> _TASK DIRECTIONS_:
Check every line of the data below for "return". Copy each one that has it.

> _GIVEN DATA_:
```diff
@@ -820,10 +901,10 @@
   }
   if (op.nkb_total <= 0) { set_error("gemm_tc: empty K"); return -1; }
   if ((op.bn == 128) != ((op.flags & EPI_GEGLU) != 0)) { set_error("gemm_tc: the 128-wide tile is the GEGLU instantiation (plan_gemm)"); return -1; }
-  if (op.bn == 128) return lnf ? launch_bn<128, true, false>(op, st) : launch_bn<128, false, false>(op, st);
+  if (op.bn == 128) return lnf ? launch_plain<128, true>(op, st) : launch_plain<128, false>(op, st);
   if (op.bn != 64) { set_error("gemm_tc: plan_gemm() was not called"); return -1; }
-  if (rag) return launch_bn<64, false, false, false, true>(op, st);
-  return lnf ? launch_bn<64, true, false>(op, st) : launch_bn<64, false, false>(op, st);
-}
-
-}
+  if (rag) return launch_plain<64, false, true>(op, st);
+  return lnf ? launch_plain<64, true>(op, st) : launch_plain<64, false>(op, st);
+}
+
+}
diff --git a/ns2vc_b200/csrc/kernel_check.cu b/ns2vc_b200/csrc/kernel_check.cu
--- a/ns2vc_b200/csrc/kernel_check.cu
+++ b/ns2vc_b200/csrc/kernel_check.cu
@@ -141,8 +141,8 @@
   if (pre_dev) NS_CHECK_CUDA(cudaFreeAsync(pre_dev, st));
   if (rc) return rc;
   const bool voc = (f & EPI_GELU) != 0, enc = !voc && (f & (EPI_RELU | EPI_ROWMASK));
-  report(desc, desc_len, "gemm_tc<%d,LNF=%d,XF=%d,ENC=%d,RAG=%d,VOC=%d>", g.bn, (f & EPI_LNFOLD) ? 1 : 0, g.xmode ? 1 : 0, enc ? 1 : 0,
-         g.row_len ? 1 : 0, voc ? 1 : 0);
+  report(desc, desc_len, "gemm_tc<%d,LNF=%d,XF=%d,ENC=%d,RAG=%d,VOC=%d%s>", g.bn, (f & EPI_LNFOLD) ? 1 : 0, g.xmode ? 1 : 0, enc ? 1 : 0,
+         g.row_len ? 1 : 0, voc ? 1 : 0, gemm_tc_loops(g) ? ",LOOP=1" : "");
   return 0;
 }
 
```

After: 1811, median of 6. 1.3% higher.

> _SOLUTION FOR THIS EXERCISE_:
   if (op.nkb_total <= 0) { set_error("gemm_tc: empty K"); return -1; }
   if ((op.bn == 128) != ((op.flags & EPI_GEGLU) != 0)) { set_error("gemm_tc: the 128-wide tile is the GEGLU instantiation (plan_gemm)"); return -1; }
-  if (op.bn == 128) return lnf ? launch_bn<128, true, false>(op, st) : launch_bn<128, false, false>(op, st);
+  if (op.bn == 128) return lnf ? launch_plain<128, true>(op, st) : launch_plain<128, false>(op, st);
   if (op.bn != 64) { set_error("gemm_tc: plan_gemm() was not called"); return -1; }
-  if (rag) return launch_bn<64, false, false, false, true>(op, st);
-  return lnf ? launch_bn<64, true, false>(op, st) : launch_bn<64, false, false>(op, st);
+  if (rag) return launch_plain<64, false, true>(op, st);
+  return lnf ? launch_plain<64, true>(op, st) : launch_plain<64, false>(op, st);
   if (rc) return rc;
   return 0;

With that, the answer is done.